Sunday, March 3, 2013

What I've been reading

For some reason, I tend to go on reading binges at the beginning of the year. Partly it's because I have new books to read, but I never lack for reading material really. Taking stock, I found that I've read the equivalent of nine books since Christmas. Without intending to, I've been reading a lot of books by LDS authors:

I got four new Brandon Sanderson books. My favorites were The Alloy of Law and The Emperor's Soul. Alloy is the fourth book in the Mistborn series (new characters and you don't have to have read the trilogy behind it) that I hope he returns to someday. It's a fascinating mix of western, steampunk, magic, and mystery. Emperor is a very powerful short story I read in close to one night. I felt changed and empowered by reading it, and the changes have lasted more than two months so far. I was also strongly intrigued by his short story Legion, which I hope he does more with. It's about a fellow who interacts with his multiple personalities to glean specialized knowledge and insight. Firstborn is the only one of the short stories I'm not worried if he returns to or not - it's a complete silhouette of a morality play. [For clarity, Alloy is a full book. All the others are short stories.]

I devoured the first two books in L.E. Modessitt's Recluce series (Magic of Recluce and the oddly named Towers of Sunset.) After the second one, I felt like taking a short break from him and while I'm halfway through the third book (The Magic Engineer) I feel like taking a longer break once I'm done with this one. He has a nice magical world based on chaos vs. order, but there are enough similarities between the books and the characters that it's getting a touch repetitive.
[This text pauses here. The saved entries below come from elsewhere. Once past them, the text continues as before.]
# schreibfaul1/ESP32-Opus-Player

Measured on AMD Instinct MI355X. Metric: decoded 48 kHz stereo frames/sec/GPU (x real-time); HBM GB/s vs roofline, higher is better.
Workload: dtype int32 fixed-point (int16/int32 with 64-bit products); 1 GPU; celt_fb_stereo_64k; streams_per_gpu=65536

## Files before the change

### esp32-opus-player_amd/csrc/og_celt_packed.hpp

```cpp
#pragma once
#include <stddef.h>
#include "og_celt_bands.hpp"

namespace og {

#if defined(OG_RECON_TIGHT) && !defined(OG_HOST_EMUL)
constexpr bool PM_PACKED = true;
#else
constexpr bool PM_PACKED = false;
#endif

#ifdef OG_HOST_EMUL
OG_DEV u32 pk_perm(u32 hi, u32 lo, u32 sel) {
    const u64 v = (u64)hi << 32 | lo;
    u32 r = 0;
    for (int b = 0; b < 4; b++) r |= (u32)((v >> (8 * ((sel >> (8 * b)) & 7u))) & 0xffu) << (8 * b);
    return r;
}
OG_DEV i32 pk_dot2(u32 a, u32 b, i32 acc) {
    return (i32)((u32)acc + (u32)((i32)(i16)a * (i32)(i16)b) + (u32)(((i32)a >> 16) * ((i32)b >> 16)));
}
OG_DEV i32 pk_dot2_fits(u32 a, u32 b, i32 acc) { return pk_dot2(a, b, acc); }
OG_DEV u32 pk_add16(u32 a, u32 b) { return ((a + b) & 0xffffu) | ((a & 0xffff0000u) + (b & 0xffff0000u)); }
OG_DEV u32 pk_sub16(u32 a, u32 b) { return ((a - b) & 0xffffu) | ((a & 0xffff0000u) - (b & 0xffff0000u)); }
#else
typedef unsigned short og_u16x2 __attribute__((ext_vector_type(2)));
OG_DEV u32 pk_perm(u32 hi, u32 lo, u32 sel) { return __builtin_amdgcn_perm(hi, lo, sel); }
OG_DEV i32 pk_dot2(u32 a, u32 b, i32 acc) { return rs_dot2(a, b, acc); }
OG_DEV i32 pk_dot2_fits(u32 a, u32 b, i32 acc) {
    return __builtin_amdgcn_sdot2(__builtin_bit_cast(og_i16x2, a), __builtin_bit_cast(og_i16x2, b), acc, true);
}
OG_DEV u32 pk_add16(u32 a, u32 b) { return __builtin_bit_cast(u32, __builtin_bit_cast(og_u16x2, a) + __builtin_bit_cast(og_u16x2, b)); }
OG_DEV u32 pk_sub16(u32 a, u32 b) { return __builtin_bit_cast(u32, __builtin_bit_cast(og_u16x2, a) - __builtin_bit_cast(og_u16x2, b)); }
#endif
OG_DEV u32 pk_lolo(u32 a, u32 b) { return pk_perm(b, a, 0x05040100u); }
OG_DEV u32 pk_hihi(u32 a, u32 b) { return pk_perm(b, a, 0x07060302u); }
OG_DEV u32 pk_pair(i32 lo, i32 hi) { return ((u32)lo & 0xffffu) | (u32)hi << 16; }
OG_DEV u32 pk_q15(i32 lo, i32 hi) { return (((u32)lo >> 15) & 0xffffu) | (((u32)hi << 1) & 0xffff0000u); }
OG_DEV u32 pk_shr(i32 lo, i32 hi, int s) { return pk_pair(lo >> s, hi >> s); }

struct W4 { u32 w[4]; };
#ifdef OG_HOST_EMUL
template <typename T>
OG_DEV T pk_ld(const i16 *p) {
    T v;
    memcpy(&v, p, sizeof(T));
    return v;
}
OG_DEV W4 ldw4(const i16 *p) { return pk_ld<W4>(p); }
OG_DEV void stw4(i16 *p, const W4 &r) { memcpy(p, &r, sizeof(r)); }
#else
typedef i32 og_v4i __attribute__((ext_vector_type(4)));
template <typename T>
OG_DEV T pk_ld(const i16 *p) { return *reinterpret_cast<const T *>(p); }
OG_DEV W4 ldw4(const i16 *p) {
    const og_v4i v = *reinterpret_cast<const og_v4i *>(p);
    return W4{{(u32)v.x, (u32)v.y, (u32)v.z, (u32)v.w}};
}
OG_DEV void stw4(i16 *p, const W4 &r) { *reinterpret_cast<og_v4i *>(p) = og_v4i{(i32)r.w[0], (i32)r.w[1], (i32)r.w[2], (i32)r.w[3]}; }
#endif

#ifdef OG_HOST_EMUL
struct W2 { u32 w[2]; };
#else
struct alignas(8) W2 { u32 w[2]; };
#endif

constexpr u32 HAAR_SUM = 23170u | 23170u << 16, HAAR_DIF = 23170u | (u32)(u16)(-23170) << 16;
OG_DEV void pk_haar_words(u32 &x, u32 &y) {
    const u32 p = pk_lolo(x, y), q = pk_hihi(x, y);
    x = pk_q15(pk_dot2_fits(p, HAAR_SUM, 16384), pk_dot2_fits(q, HAAR_SUM, 16384));
    y = pk_q15(pk_dot2_fits(p, HAAR_DIF, 16384), pk_dot2_fits(q, HAAR_DIF, 16384));
}
OG_DEV void pk_haar8_1(W4 &r) {
    i32 s[4], d[4];
#pragma unroll
    for (int m = 0; m < 4; m++) {
        s[m] = pk_dot2_fits(r.w[m], HAAR_SUM, 16384);
        d[m] = pk_dot2_fits(r.w[m], HAAR_DIF, 16384);
    }
#pragma unroll
    for (int m = 0; m < 4; m++) r.w[m] = pk_q15(s[m], d[m]);
}
OG_DEV void pk_haar8_2(W4 &r) { pk_haar_words(r.w[0], r.w[1]); pk_haar_words(r.w[2], r.w[3]); }
OG_DEV void pk_haar8_4(W4 &r) { pk_haar_words(r.w[0], r.w[2]); pk_haar_words(r.w[1], r.w[3]); }
OG_DEV void pk_haar16(W4 &a, W4 &b) {
#pragma unroll
    for (int m = 0; m < 4; m++) pk_haar_words(a.w[m], b.w[m]);
}

static_assert(V_X % 8 == 0 && 960 % 8 == 0, "a channel's spectrum starts 16-byte aligned, its bands at multiples of 8 coefficients");
OG_DEV W4 pk_gather(const i16 *x, int N, int gj, int ls, bool had) {
    W4 r;
    if (ls == 2) {
        const int n0 = N >> 2;
        const i16 *p = x + 2 * gj;
        const u32 r0 = pk_ld<u32>(p + (had ? 3 : 0) * n0), r1 = pk_ld<u32>(p + (had ? 0 : 1) * n0);
        const u32 r2 = pk_ld<u32>(p + 2 * n0), r3 = pk_ld<u32>(p + (had ? 1 : 3) * n0);
        r.w[0] = pk_lolo(r0, r1);
        r.w[1] = pk_lolo(r2, r3);
        r.w[2] = pk_hihi(r0, r1);
        r.w[3] = pk_hihi(r2, r3);
    } else if (ls == 3) {
        const int n0 = N >> 3;
        const i16 *p = x + gj;
        const u32 rows = had ? 0x25163407u : 0x76543210u;
#pragma unroll
        for (int m = 0; m < 4; m++)
            r.w[m] = (u32)pk_ld<u16>(p + (int)((rows >> (8 * m)) & 15u) * n0) | (u32)pk_ld<u16>(p + (int)((rows >> (8 * m + 4)) & 15u) * n0) << 16;
    } else if (ls == 1) {
        const int n0 = N >> 1;
        const i16 *p = x + 4 * gj;
        const W2 a = pk_ld<W2>(p + (had ? n0 : 0)), b = pk_ld<W2>(p + (had ? 0 : n0));
        r.w[0] = pk_lolo(a.w[0], b.w[0]);
        r.w[1] = pk_hihi(a.w[0], b.w[0]);
        r.w[2] = pk_lolo(a.w[1], b.w[1]);
        r.w[3] = pk_hihi(a.w[1], b.w[1]);
    } else {
        const int stride = 1 << ls, n0 = N >> ls;
        i32 v[8];
#pragma unroll
        for (int k = 0; k < 8; k++) {
            const int inter = 8 * gj + k, j = inter >> ls, i = inter & (stride - 1);
            v[k] = x[(had ? ordery(stride, i) : i) * n0 + j];
        }
#pragma unroll
        for (int m = 0; m < 4; m++) r.w[m] = pk_pair(v[2 * m], v[2 * m + 1]);
    }
    return r;
}

OG_DEV void pk_merge_sums(const W4 &a, const W4 &b, i32 &xp, i32 &side) {
#pragma unroll
    for (int m = 0; m < 4; m++) {
        xp = pk_dot2(b.w[m], a.w[m], xp);
        side = pk_dot2(b.w[m], b.w[m], side);
    }
}
OG_DEV void pk_merge_apply(W4 &a, W4 &b, i32 mid, i32 lgain, i32 rgain, int kl, int kr, bool inv) {
    const u32 m_lo = (u32)mid & 0xffffu, m_hi = (u32)mid << 16;
    const u32 l_lo = (u32)lgain & 0xffffu, l_hi = (u32)lgain << 16, r_lo = (u32)rgain & 0xffffu, r_hi = (u32)rgain << 16;
    const i32 rl = (1 << (kl + 1)) >> 1, rr = (1 << (kr + 1)) >> 1;
#pragma unroll
    for (int m = 0; m < 4; m++) {
        const u32 l = pk_q15(pk_dot2_fits(a.w[m], m_lo, 16384), pk_dot2_fits(a.w[m], m_hi, 16384));
        const u32 d = pk_sub16(l, b.w[m]), s = pk_add16(l, b.w[m]);
        a.w[m] = pk_shr(pk_dot2_fits(d, l_lo, rl), pk_dot2_fits(d, l_hi, rl), kl + 1);
        const u32 y = pk_shr(pk_dot2_fits(s, r_lo, rr), pk_dot2_fits(s, r_hi, rr), kr + 1);
        b.w[m] = inv ? pk_sub16(0u, y) : y;
    }
}
OG_DEV W4 pk_neg(const W4 &a) { return W4{{pk_sub16(0u, a.w[0]), pk_sub16(0u, a.w[1]), pk_sub16(0u, a.w[2]), pk_sub16(0u, a.w[3])}}; }
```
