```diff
+    float* const cbase = C + (size_t)r0 * ldc + c0;
+    float big[N_FRAG], small[N_FRAG];
+    for (int kc = 0; kc < num_kb; kc += TN_FLUSH_KB) {
+      consume_tile<TN_STAGES>(smem_base, full_bar, empty_bar, kc, min(TN_FLUSH_KB, num_kb - kc),
+                              (uint32_t)(wg * 64 * 128), big, small);
+      float* cp = cbase;
+      asm volatile("" : "+l"(cp));
+#pragma unroll
+      for (int h = 0; h < 2; ++h) {
+        if (r0 + 8 * h >= M) continue;
+        float* crow = cp + (size_t)(8 * h) * ldc;
+#pragma unroll
+        for (int j = 0; j < BN / 8; ++j) {
+          if (c0 + 8 * j < N)
+            asm volatile("red.global.add.v2.f32 [%0], {%1, %2};" ::"l"(crow + 8 * j),
+                         "f"(big[4 * j + 2 * h] + small[4 * j + 2 * h]),
+                         "f"(big[4 * j + 2 * h + 1] + small[4 * j + 2 * h + 1])
+                         : "memory");
+        }
       }
     }
   }
@@ -538,20 +571,30 @@
   static bool attr_set = false;
   if (!attr_set) {
     int rc = rgcn_check_cuda(cudaFuncSetAttribute(k_gemm_tn_tf32x3, cudaFuncAttributeMaxDynamicSharedMemorySize,
-                                                  SMEM_BYTES),
+                                                  TN_SMEM_BYTES),
                              "cudaFuncSetAttribute(gemm tn smem)");
     if (rc) return rc;
     attr_set = true;
   }
-  const int tm = (M + BM - 1) / BM, tn = (N + BN - 1) / BN;
-  const int kb_total = (K + BK - 1) / BK;
-  int splits = (2 * sm_count() + tm * tn - 1) / (tm * tn);
-  if (splits > kb_total / 4) splits = kb_total / 4;
-  if (splits < 1) splits = 1;
-  const int kb_per_split = (kb_total + splits - 1) / splits;
-  splits = (kb_total + kb_per_split - 1) / kb_per_split;
-  dim3 grid(tm, tn, splits);
-  k_gemm_tn_tf32x3<<<grid, N_THREADS, SMEM_BYTES, st>>>(A, lda, B, ldb, C, ldc, M, N, K, kb_per_split);
+  constexpr int64_t TN_KB_FIXED = 4;
+  const int64_t tiles = (int64_t)((M + BM - 1) / BM) * ((N + BN - 1) / BN);
+  const int64_t kb_total = (K + BK - 1) / BK, sms = sm_count();
+  int64_t splits = 1, kb_per_split = kb_total, best = -1;
+  for (int64_t s = 1; s <= kb_total && (s == 1 || s * tiles <= 8 * sms); ++s) {
+    const int64_t kps = (kb_total + s - 1) / s, s_eff = (kb_total + kps - 1) / kps;
+    const int64_t cost = (s_eff * tiles + sms - 1) / sms * (kps + TN_KB_FIXED);
+    if (best < 0 || cost < best) {
+      best = cost;
+      splits = s_eff;
+      kb_per_split = kps;
+    }
+  }
+  if (tiles * splits > 0x7fffffffLL) {
+    rgcn_set_error("gemm_tn_tf32x3: too many tiles");
+    return RGCN_ERR_INVALID;
+  }
+  k_gemm_tn_tf32x3<<<(unsigned)(tiles * splits), N_THREADS, TN_SMEM_BYTES, st>>>(A, lda, B, ldb, C, ldc, M, N, K,
+                                                                                 (int)kb_per_split);
   ++g_rgcn_launches;
   return rgcn_check_cuda(cudaGetLastError(), "k_gemm_tn_tf32x3");
 }
```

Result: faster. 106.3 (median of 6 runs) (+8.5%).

The fact that each book jumps to a new point in the time stream without ever really telling you how each fits into the whole is off-putting.

On my father's recommendation, I picked up William Bennett's Jacob T. Marley, which views the events from Dickens' A Christmas Carol from Marley's perspective. It adds a remarkable amount of richness to the original and is quite faithful to Dickens' tone and world. (Though with that said, I read just the week before how old authors never referred to minutes or seconds because no one had a watch to tell time that exactly, and then read Marley complaining about minutes and seconds. Ah well.) The ending is beautiful and, for sticking to a very well-known plot, has a delightful twist I shan't spoil. I will definitely be reading this again.



I also read (non-LDS) Anne McCaffrey's Dragonriders of Pern, which was alright. Since it includes time travel and dragons, I really ought to be frothing at the mouth excited ... but I find too many holes in their time travel, complained first about their limited use of the power, and then foresaw the ending much too early. I'm also not thrilled about a romance that involves a husband who shakes his wife whenever he's mad, a "marriage" that lasts only until your dragon decides to bed someone else's, and a thaw from antagonism to love without explanation.

Those were since we got back here 5-6 weeks ago. I also read Darth Plagueis while in Goleta. The best part of the book was the last 60 pages that overlap the events in Phantom Menace from Palpatine's point of view. The book adds a certain amount of depth and provides a palatable explanation for some of the stranger parts of the first prequel. I'm deeply considering rereading some of the expanded universe in preparation for the seventh movie coming out.

Then there were the free books. I read a few chapters of Brent Weeks' Shadow series and didn't like it - too gritty and dark. I read Soulkeepers by someone and I don't care to return to it.

Other books I'm reading include Reforming the Unreformable about Nigeria circa 2003-2005, which is very likely to be required reading for my public choice class next semester; Hayek's Monetary Theory, which I was disappointed to find out deals more with trade than I had thought/hoped; Reached, the conclusion of Allyson Condie's trilogy; A History of Joseph Smith by His Mother and a bunch of other directly Church related reading. On the list of books to read next are Tyler Cowen's An Economist Gets Lunch and Amartya Sen's Development as Freedom.